I’m migrating data into YJS and don’t need to keep all the updates since there are no concurrent editors, just the migration script. How can I minimize the data I’m storing? Currently, I use Buffer.from(encodeStateAsUpdate(doc))
and store the binary in SQL. However, it took hundreds or thousands of operations on the Y.Doc
to achieve the migration, resulting in the stored binary being around 5x larger than the original JSON. How can I optimize this?
Maybe you can try the Y.mergeUpdates
API that merges multiple binary updates into one: Document Updates | Yjs Docs
Usually, the encoded Y.Doc will be about 1.4x of the original document after long editing sessions. In some cases (especially when using the v2 encoding Y.encodeStateAsUpdateV2
), the encoded doc might be smaller than the json document.

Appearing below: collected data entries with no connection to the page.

struct Layout {
    int W, H, hw, hh, tw, th, hrW, hrH;
    int flowScale;
    int lw[kMaxLevels], lh[kMaxLevels];
    int tcx[kMaxLevels], tcy[kMaxLevels];
    int maxFactor;
    FrameProducts ref, mov[MFSR_MAX_FUSE_GROUP];
    AlignScratch work[MFSR_MAX_FUSE_GROUP];
    int nAlign;
    Img kparam4;
    Img tensor, tensorTmp, tensorSm;
    Img fallback;
    Img tmpA, tmpB;
    Img flowBuf[2 * kRingMax];
    Img maskBuf[kRingMax];
    Img maskRaw[MFSR_MAX_FUSE_GROUP];
    Img pre[kMaxLevels];
    Img warped, Ix, Iy, It, rawf;
    float *refTiles, *movTiles, *cc, *boxX, *boxY, *sqsum, *dist;
    float* refSq[kMaxLevels];
    void* preWork;
    uint16_t* rawRing[kMaxUploadRing];
    uint16_t* refRaw[2];
    uint8_t* stage[kMaxUploadRing + 2];
    size_t total;
};

struct Bump {
    char* base;
    size_t off;
    void* take(size_t bytes)
    {
        off = align_up(off, 256);
        void* p = base ? base + off : nullptr;
        off += bytes;
        return p;
    }
    Img image(int w, int h, int elemBytes)
    {
        Img im;
        im.w = w;
        im.h = h;
        im.pitch = (int)align_up((size_t)w * elemBytes, 64);
        im.ptr = take((size_t)im.pitch * h);
        return im;
    }
};

int ilog2(int v)
{
    int l = 0;
    while ((1 << l) < v) l++;
    return l;
}

int validate(const mfsr_config* c)
{
    MFSR_REQUIRE(c != nullptr);
    MFSR_REQUIRE(c->width >= 64 && c->height >= 64 && (c->width % 4) == 0 && (c->height % 4) == 0);
    MFSR_REQUIRE(c->frames >= 1 && c->reference >= 0 && c->reference < c->frames);
    MFSR_REQUIRE(c->scale >= 1 && c->scale <= 8);
    MFSR_REQUIRE(c->levels >= 1 && c->levels <= kMaxLevels);
    MFSR_REQUIRE(c->levelFactor[c->levels - 1] == 1);
    for (int l = 0; l < c->levels; l++) {
        const int f = c->levelFactor[l];
        MFSR_REQUIRE(f >= 1 && f <= 128 && (f & (f - 1)) == 0);
        if (l > 0) MFSR_REQUIRE(c->levelFactor[l] < c->levelFactor[l - 1]);
        MFSR_REQUIRE(c->tileSize[l] >= 4 && c->tileSize[l] <= 128 && c->maxShift[l] >= 1 && c->maxShift[l] <= 15);
        MFSR_REQUIRE(c->tileSize[l] > 2 * c->maxShift[l]);
        if (c->fused) {
            const long long T = c->tileSize[l], S = c->maxShift[l], Lt = T + 2 * S, R = 2 * S + 1;
            if (4 * (T * T + Lt * (Lt + 1) + 1 + Lt * R + R * R + 4) > 160 * 1024) {
                fprintf(stderr, "mfsr: tileSize %d / maxShift %d exceeds the fused tile tracker's LDS budget (use cfg.fused = 0)\n",
                        (int)T, (int)S);
                return MFSR_E_UNSUPPORTED;
            }
        }
    }
    MFSR_REQUIRE(c->lkIterations >= 0 && c->lkHalfWindow >= 0 && c->lkHalfWindow <= 15);
    MFSR_REQUIRE(c->maxVal > 0);
    if (c->preAlign) MFSR_REQUIRE(c->preAlignMaxAngle >= 0.0f && c->preAlignMaxAngle <= 45.0f);
    MFSR_REQUIRE(c->uploadRing == 0 || (c->uploadRing >= 3 && c->uploadRing <= kMaxUploadRing));
    MFSR_REQUIRE(c->pairFrames >= 0 && c->pairFrames <= MFSR_MAX_FUSE_GROUP);
    MFSR_REQUIRE(c->maskErode >= 0 && c->maskErode <= 2);
    if (c->rawPacking != MFSR_PACK_NONE) MFSR_REQUIRE(c->uploadRing > 0 && mfsr_packed_row_bytes(c->rawPacking, c->width) > 0);
    return MFSR_OK;
}

Layout make_layout(const mfsr_config* c, char* base)
{
    Layout layout;
    memset((void*)&layout, 0, sizeof(layout));
    Layout* L = &layout;
    Bump b{base, 0};
    L->W = c->width;
    L->H = c->height;
    L->hw = c->width / 2;
    L->hh = c->height / 2;
    L->tw = c->mono ? L->W : L->hw;
    L->th = c->mono ? L->H : L->hh;
    L->flowScale = c->mono ? 1 : 2;
    L->hrW = c->width * c->scale;
    L->hrH = c->height * c->scale;
    L->maxFactor = c->levelFactor[0];
    const int nl = ilog2(L->maxFactor) + 1;

    L->ref.half = b.image(L->hw, L->hh, 12);
    L->mov[0].half = b.image(L->hw, L->hh, 12);
    for (int i = 0; i < nl; i++) {
        L->ref.pyr[i] = b.image(L->tw >> i, L->th >> i, 4);
        L->mov[0].pyr[i] = b.image(L->tw >> i, L->th >> i, 4);
    }
    L->kparam4 = b.image(L->tw, L->th, 16);
    L->tensor = b.image(L->tw, L->th, 12);
    L->tensorTmp = b.image(L->tw, L->th, 12);
    L->tensorSm = b.image(L->tw, L->th, 12);
    L->fallback = b.image(L->W, L->H, 12);
    L->tmpA = b.image(L->tw, L->th, 4);
    L->tmpB = b.image(L->tw, L->th, 4);
    for (int i = 0; i < 2 * kRing; i++) L->flowBuf[i] = b.image(L->tw, L->th, 8);
    for (int i = 0; i < kRing; i++) L->maskBuf[i] = b.image(L->hw, L->hh, 16);
    size_t maxTileFloats = 0, maxTiles = 0, maxDist = 0;
    for (int l = 0; l < c->levels; l++) {
        const int f = c->levelFactor[l];
        L->lw[l] = L->tw / f;
        L->lh[l] = L->th / f;
        L->tcx[l] = L->lw[l] / c->tileSize[l] > 0 ? L->lw[l] / c->tileSize[l] : 1;
        L->tcy[l] = L->lh[l] / c->tileSize[l] > 0 ? L->lh[l] / c->tileSize[l] : 1;
        L->work[0].shifts[l] = b.image(L->tcx[l], L->tcy[l], 8);
        L->pre[l] = b.image(L->tcx[l], L->tcy[l], 8);
        const size_t tiles = (size_t)L->tcx[l] * L->tcy[l];
        const size_t Lt = (size_t)c->tileSize[l] + 2 * c->maxShift[l];
        const size_t R = 2 * (size_t)c->maxShift[l] + 1;
        if (tiles * Lt * Lt > maxTileFloats) maxTileFloats = tiles * Lt * Lt;
        if (tiles > maxTiles) maxTiles = tiles;
        if (tiles * R * R > maxDist) maxDist = tiles * R * R;
    }
    for (int l = 0; l < kMaxLevels; l++) L->refSq[l] = nullptr;
    if (c->fused) {
        for (int l = 0; l < c->levels; l++) L->refSq[l] = (float*)b.take((size_t)L->tcx[l] * L->tcy[l] * 4);
        for (int i = 0; i < 2; i++) {
            L->work[0].lkSum[i] = b.image(L->tw, L->th, 4);
            L->work[0].lkDiff[i] = b.image(L->tw, L->th, 4);
        }
    }
    L->Ix = b.image(L->tw, L->th, 4);
    L->Iy = b.image(L->tw, L->th, 4);
    if (!c->fused) {
        L->warped = b.image(L->tw, L->th, 4);
        L->It = b.image(L->tw, L->th, 4);
        L->rawf = b.image(L->W, L->H, 4);
        L->refTiles = (float*)b.take(maxTileFloats * 4);
        L->movTiles = (float*)b.take(maxTileFloats * 4);
        L->cc = (float*)b.take(maxTileFloats * 4);
        L->boxX = (float*)b.take(maxTileFloats * 4);
        L->boxY = (float*)b.take(maxTileFloats * 4);
        L->sqsum = (float*)b.take(maxTiles * 4);
        L->dist = (float*)b.take(maxDist * 4);
    }
    if (c->preAlign) {
        const size_t pb = mfsr_preAlign_pyramid_bytes(L->tw, L->th);
        L->ref.prePyr = b.take(pb);
        L->mov[0].prePyr = b.take(pb);
        L->preWork = b.take(mfsr_preAlign_workspace_bytes(c->preAlignMaxAngle));
        L->work[0].preResult = (mfsr_prealign*)b.take(sizeof(mfsr_prealign));
    }
    L->nAlign = c->fused ? mfsr_burst_group_size(c) : 1;
    for (int q = 1; q < L->nAlign; q++) {
        FrameProducts& M = L->mov[q];
        AlignScratch& S = L->work[q];
        M.half = b.image(L->hw, L->hh, 12);
        for (int i = 0; i < nl; i++) M.pyr[i] = b.image(L->tw >> i, L->th >> i, 4);
        for (int l = 0; l < c->levels; l++) S.shifts[l] = b.image(L->tcx[l], L->tcy[l], 8);
        for (int i = 0; i < 2; i++) {
            S.lkSum[i] = b.image(L->tw, L->th, 4);
            S.lkDiff[i] = b.image(L->tw, L->th, 4);
        }
        if (c->preAlign) {
            M.prePyr = b.take(mfsr_preAlign_pyramid_bytes(L->tw, L->th));
            S.preResult = (mfsr_prealign*)b.take(sizeof(mfsr_prealign));
        }
    }
    for (int i = 0; i < c->uploadRing; i++) L->rawRing[i] = (uint16_t*)b.take((size_t)L->W * L->H * 2);
    if (c->uploadRing > 0)
        for (int i = 0; i < 2; i++) L->refRaw[i] = (uint16_t*)b.take((size_t)L->W * L->H * 2);
    if (c->maskErode > 0)
        for (int i = 0; i < mfsr_burst_group_size(c); i++) L->maskRaw[i] = b.image(L->hw, L->hh, 16);
    if (c->rawPacking != MFSR_PACK_NONE)
        for (int i = 0; i < c->uploadRing + 2; i++)
            L->stage[i] = (uint8_t*)b.take((size_t)mfsr_packed_row_bytes(c->rawPacking, L->W) * L->H);
    for (int i = kRing; i < ring_size(c); i++) {
        L->flowBuf[2 * i] = b.image(L->tw, L->th, 8);
        L->flowBuf[2 * i + 1] = b.image(L->tw, L->th, 8);
        L->maskBuf[i] = b.image(L->hw, L->hh, 16);
    }
    L->total = align_up(b.off, 256);
    return layout;
}

mfsr_tex2d as_tex(const Img& im)
{
    mfsr_tex2d t;
    t.ptr = im.ptr;
    t.pitch = im.pitch;
    t.width = im.w;
    t.height = im.h;
    return t;
}

}

struct FuseGroup {
    int n;
    int slot[MFSR_MAX_FUSE_GROUP];
    const uint16_t* raw[MFSR_MAX_FUSE_GROUP];
    const Img* flow[MFSR_MAX_FUSE_GROUP];
    const Img* mask[MFSR_MAX_FUSE_GROUP];
    bool deferred[MFSR_MAX_FUSE_GROUP];
    int isRef[MFSR_MAX_FUSE_GROUP];
    mfsr_float3 *imgOut, *totalWeights;
};

struct mfsr_burst {
    mfsr_burst(const mfsr_config& c, char* workspace) : cfg(c), L(make_layout(&c, workspace)) {}
    mfsr_config cfg;
    int cfa;
    const Layout L;
    FrameProducts ref;
    float taps[99];
    int ntaps;
    float tensorTaps[99];
    int ntensorTaps;
    const Img* flowCur;
    const Img* maskCur;
    mfsr_prealign* preCur;
    bool haveRef;
    bool refStale;
    FuseGroup pend;
    FuseGroup held;
    bool heldHas;
    int group;
    bool holdFuse;
    int nHold;
    FuseGroup hold[MFSR_MAX_BURST_FUSE / MFSR_MAX_FUSE_GROUP];
    int burstLaunches, burstGroups;
    int nFramesTimed;
    struct Fresh {
        bool has;
        mfsr_float3 *imgOut, *totalWeights;
    } fresh;
    int frameCounter;
    hipStream_t fuseStream;
    int ring;
    hipEvent_t evAligned[kRingMax];
    hipEvent_t evFused[kRingMax];
    hipEvent_t evRefStart, evRefDone;
    bool refOnFuse;
    bool fusedOutstanding[kRingMax];
    const Img* slotFlow[kRingMax];
    hipStream_t copyStream;
    hipStream_t downStream;
    hipEvent_t evFinished, evDown;
    bool downRecorded;
    hipEvent_t evBand[16];
    int framesSinceRef;
    bool holdLastGroup;
    hipEvent_t evUp[kMaxUploadRing + 2];
    hipEvent_t evFree[kMaxUploadRing + 2];
    bool freeRecorded[kMaxUploadRing + 2];
    hipStream_t freeOn[kMaxUploadRing + 2];
    int hostRowBytes;
    bool renderOn;
    mfsr_render render;
    bool sharpenOn;
    mfsr_sharpen sharpen;
    int sharpenedFinishes;
    bool denoiseOn;
    mfsr_denoise denoise;
    int denoisedFinishes;
    int robustGroupLaunches;
    uint16_t* finishOut16;
    bool finishTaken;
    int fusedFinishes;
    std::vector<uint64_t> autoStats;
    std::vector<float> autoLut;
    bool localToneOn;
    mfsr_local_tone localTone;
    const float* localToneGrid;
    std::vector<uint64_t> toneStats;
    std::vector<float> toneGrid;
    bool chainOn;
    mfsr_finish_chain chain;
    const float* chainGrid;
    int chainReach;
    int chainedFinishes;
    int geometryFinishes;
    unsigned long long hostEpoch;
    hipEvent_t evEpoch;
    hipEvent_t evUnp[kMaxUploadRing + 2];
    hipEvent_t unpDone[kMaxUploadRing + 2];
    int unpQ[kMaxUploadRing + 2], nUnp;
    struct Prefetched {
        const uint16_t* host;
        int slot;
    } prefetched[kMaxUploadRing];
    int nPrefetched, prefetchHead;
    bool upPending;
    int upPendingSlot;
    int refSlot;
    bool hostBusy;
    int upCounter, refCounter;
    const uint16_t* refHost;
    const uint16_t* refDev;
    std::vector<float> jointHost;
    struct Window {
        bool on = false;
        int x0 = 0, y0 = 0, w = 0, h = 0;
    } win, winNext;
    bool timing;
    int nEvents;
    hipEvent_t evStart[kMaxTimedLaunches], evStop[kMaxTimedLaunches];
    unsigned char evLaunches[kMaxTimedLaunches];
    int32_t paths[MFSR_PATH_COUNT];
};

It could also be an encoding issue. I’ve consulted for several companies that encode the Uint8Array
/ Buffer
using JSON encoding (because of implicit transformation). E.g. instead of storing the binary object, they store the JSON array "[0,1,...]"
which will result in an overhead of about 5x of the original size. Some databases support binary data. Otherwise you should use base64 encoding. There is a special section about encoding in the docs that @doodlewind mentioned.
Thanks for the response. I am generating a Buffer from the result of encodeStateAsUpdate(doc) and plonking that straight into mysql as a longblob (binary).
I’m sure this is not relevant but will the update be smaller if I use the constructor syntax of the shared types when migrating? I.e. new Map([lots of data]) rather than map.set lots and lots of times?
No, there shouldn’t be any difference. However, if your encoded YDoc is larger than the JSON document right after initialization, something seems wrong. Yjs encodes things more efficiently than JSON, however it needs to keep part of the history after deletions.